> [ASSIGNED TASK]
Among the lines below, keep only those from the one containing "uint32_t best = ST_COUNT, best_n" through the one containing "best_n = pick.best_n;", and reproduce them exactly.

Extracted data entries
____

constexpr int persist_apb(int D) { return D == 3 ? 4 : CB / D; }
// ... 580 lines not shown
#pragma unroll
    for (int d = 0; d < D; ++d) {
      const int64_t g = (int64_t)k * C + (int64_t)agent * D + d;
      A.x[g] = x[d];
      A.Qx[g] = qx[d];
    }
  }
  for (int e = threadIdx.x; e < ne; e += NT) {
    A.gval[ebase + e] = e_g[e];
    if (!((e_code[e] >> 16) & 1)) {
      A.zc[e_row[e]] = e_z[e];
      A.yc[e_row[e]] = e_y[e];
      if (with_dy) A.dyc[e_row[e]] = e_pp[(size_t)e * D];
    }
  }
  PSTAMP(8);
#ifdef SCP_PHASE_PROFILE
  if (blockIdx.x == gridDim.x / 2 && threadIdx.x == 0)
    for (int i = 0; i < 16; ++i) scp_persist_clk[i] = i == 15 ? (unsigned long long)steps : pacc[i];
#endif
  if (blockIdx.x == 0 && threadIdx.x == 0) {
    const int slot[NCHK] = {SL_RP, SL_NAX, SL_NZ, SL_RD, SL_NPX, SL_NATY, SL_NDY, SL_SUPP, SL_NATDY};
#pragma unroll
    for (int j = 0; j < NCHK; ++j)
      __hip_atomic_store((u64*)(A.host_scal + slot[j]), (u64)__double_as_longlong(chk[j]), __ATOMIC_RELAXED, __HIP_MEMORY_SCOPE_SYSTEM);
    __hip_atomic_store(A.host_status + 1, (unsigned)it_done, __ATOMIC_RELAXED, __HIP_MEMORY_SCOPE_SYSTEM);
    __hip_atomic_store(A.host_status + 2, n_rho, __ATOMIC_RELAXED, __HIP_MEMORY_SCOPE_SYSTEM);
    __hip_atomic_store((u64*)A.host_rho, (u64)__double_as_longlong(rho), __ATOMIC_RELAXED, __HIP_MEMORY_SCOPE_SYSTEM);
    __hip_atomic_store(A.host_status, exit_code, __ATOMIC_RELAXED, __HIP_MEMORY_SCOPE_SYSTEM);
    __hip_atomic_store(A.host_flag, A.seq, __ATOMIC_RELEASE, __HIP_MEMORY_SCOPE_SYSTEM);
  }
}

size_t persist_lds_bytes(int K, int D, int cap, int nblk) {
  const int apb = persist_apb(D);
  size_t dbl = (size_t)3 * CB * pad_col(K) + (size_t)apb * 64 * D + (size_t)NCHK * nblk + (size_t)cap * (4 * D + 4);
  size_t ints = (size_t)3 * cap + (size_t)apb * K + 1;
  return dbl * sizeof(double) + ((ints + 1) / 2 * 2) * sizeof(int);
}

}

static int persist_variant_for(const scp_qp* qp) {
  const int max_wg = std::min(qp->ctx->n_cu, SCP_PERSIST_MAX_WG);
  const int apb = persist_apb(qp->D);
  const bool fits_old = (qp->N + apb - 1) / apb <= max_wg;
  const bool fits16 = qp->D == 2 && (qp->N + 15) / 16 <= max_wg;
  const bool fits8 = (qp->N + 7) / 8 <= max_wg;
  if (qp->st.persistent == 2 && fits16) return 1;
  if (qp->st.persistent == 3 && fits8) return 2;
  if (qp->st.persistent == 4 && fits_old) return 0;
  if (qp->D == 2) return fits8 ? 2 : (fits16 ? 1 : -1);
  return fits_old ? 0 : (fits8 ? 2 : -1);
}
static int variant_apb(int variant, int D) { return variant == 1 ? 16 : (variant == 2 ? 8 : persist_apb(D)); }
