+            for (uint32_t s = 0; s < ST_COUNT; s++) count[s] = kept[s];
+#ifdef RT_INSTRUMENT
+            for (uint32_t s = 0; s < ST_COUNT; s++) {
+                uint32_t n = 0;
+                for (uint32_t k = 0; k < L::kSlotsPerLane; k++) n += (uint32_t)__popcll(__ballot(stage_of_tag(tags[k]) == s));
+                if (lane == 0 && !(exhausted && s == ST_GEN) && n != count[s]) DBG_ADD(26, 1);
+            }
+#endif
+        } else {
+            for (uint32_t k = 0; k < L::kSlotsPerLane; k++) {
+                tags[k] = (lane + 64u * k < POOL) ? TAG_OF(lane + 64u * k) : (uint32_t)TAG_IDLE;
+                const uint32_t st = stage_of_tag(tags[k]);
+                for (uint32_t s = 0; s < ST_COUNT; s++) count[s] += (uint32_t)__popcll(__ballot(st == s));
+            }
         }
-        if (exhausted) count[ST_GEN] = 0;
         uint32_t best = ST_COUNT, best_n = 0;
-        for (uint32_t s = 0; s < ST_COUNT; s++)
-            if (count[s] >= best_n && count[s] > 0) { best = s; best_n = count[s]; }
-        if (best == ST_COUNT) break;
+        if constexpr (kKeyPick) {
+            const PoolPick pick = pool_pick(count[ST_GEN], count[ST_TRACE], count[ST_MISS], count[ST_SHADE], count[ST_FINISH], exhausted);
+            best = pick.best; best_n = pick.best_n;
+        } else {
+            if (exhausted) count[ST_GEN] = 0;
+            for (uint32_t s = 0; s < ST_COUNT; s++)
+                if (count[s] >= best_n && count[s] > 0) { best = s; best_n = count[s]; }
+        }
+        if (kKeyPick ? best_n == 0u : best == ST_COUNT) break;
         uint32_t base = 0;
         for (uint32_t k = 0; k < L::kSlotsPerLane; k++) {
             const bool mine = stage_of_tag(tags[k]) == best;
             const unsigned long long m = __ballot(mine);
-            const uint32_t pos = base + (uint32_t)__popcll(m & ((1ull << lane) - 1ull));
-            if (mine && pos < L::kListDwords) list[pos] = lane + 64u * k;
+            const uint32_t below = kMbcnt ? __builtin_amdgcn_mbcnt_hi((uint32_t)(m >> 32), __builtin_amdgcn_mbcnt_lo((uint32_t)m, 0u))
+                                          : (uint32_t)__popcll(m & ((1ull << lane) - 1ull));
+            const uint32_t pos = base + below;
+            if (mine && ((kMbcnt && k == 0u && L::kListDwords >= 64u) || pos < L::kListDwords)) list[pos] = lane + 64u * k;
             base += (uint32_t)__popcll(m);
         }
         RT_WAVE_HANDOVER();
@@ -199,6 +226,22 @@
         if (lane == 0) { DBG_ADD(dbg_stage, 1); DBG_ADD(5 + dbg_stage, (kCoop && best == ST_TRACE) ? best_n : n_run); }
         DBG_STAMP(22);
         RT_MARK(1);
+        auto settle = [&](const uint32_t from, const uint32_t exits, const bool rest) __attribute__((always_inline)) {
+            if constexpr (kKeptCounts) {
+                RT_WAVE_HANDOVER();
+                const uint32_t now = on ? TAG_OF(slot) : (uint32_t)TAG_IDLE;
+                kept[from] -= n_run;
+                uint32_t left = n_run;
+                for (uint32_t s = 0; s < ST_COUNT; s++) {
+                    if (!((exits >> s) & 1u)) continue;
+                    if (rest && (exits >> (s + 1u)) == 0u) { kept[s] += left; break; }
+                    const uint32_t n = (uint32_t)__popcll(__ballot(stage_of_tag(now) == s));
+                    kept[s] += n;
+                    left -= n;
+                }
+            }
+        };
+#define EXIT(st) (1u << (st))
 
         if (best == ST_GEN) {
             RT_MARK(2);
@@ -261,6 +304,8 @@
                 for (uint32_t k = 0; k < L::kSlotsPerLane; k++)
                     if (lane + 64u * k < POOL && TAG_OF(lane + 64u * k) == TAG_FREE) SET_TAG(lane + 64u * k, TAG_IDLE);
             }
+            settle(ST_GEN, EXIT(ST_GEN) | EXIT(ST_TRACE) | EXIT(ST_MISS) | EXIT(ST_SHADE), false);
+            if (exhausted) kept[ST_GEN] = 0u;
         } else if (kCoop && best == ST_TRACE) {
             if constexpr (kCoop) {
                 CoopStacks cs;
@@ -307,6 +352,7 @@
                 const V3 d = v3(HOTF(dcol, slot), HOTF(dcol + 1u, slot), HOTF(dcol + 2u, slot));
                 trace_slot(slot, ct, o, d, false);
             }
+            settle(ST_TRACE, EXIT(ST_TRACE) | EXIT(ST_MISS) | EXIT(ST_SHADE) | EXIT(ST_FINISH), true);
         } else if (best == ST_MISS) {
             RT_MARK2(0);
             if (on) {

____

> [THE ANSWER]
         uint32_t best = ST_COUNT, best_n = 0;
-        for (uint32_t s = 0; s < ST_COUNT; s++)
-            if (count[s] >= best_n && count[s] > 0) { best = s; best_n = count[s]; }
-        if (best == ST_COUNT) break;
+        if constexpr (kKeyPick) {
+            const PoolPick pick = pool_pick(count[ST_GEN], count[ST_TRACE], count[ST_MISS], count[ST_SHADE], count[ST_FINISH], exhausted);
+            best = pick.best; best_n = pick.best_n;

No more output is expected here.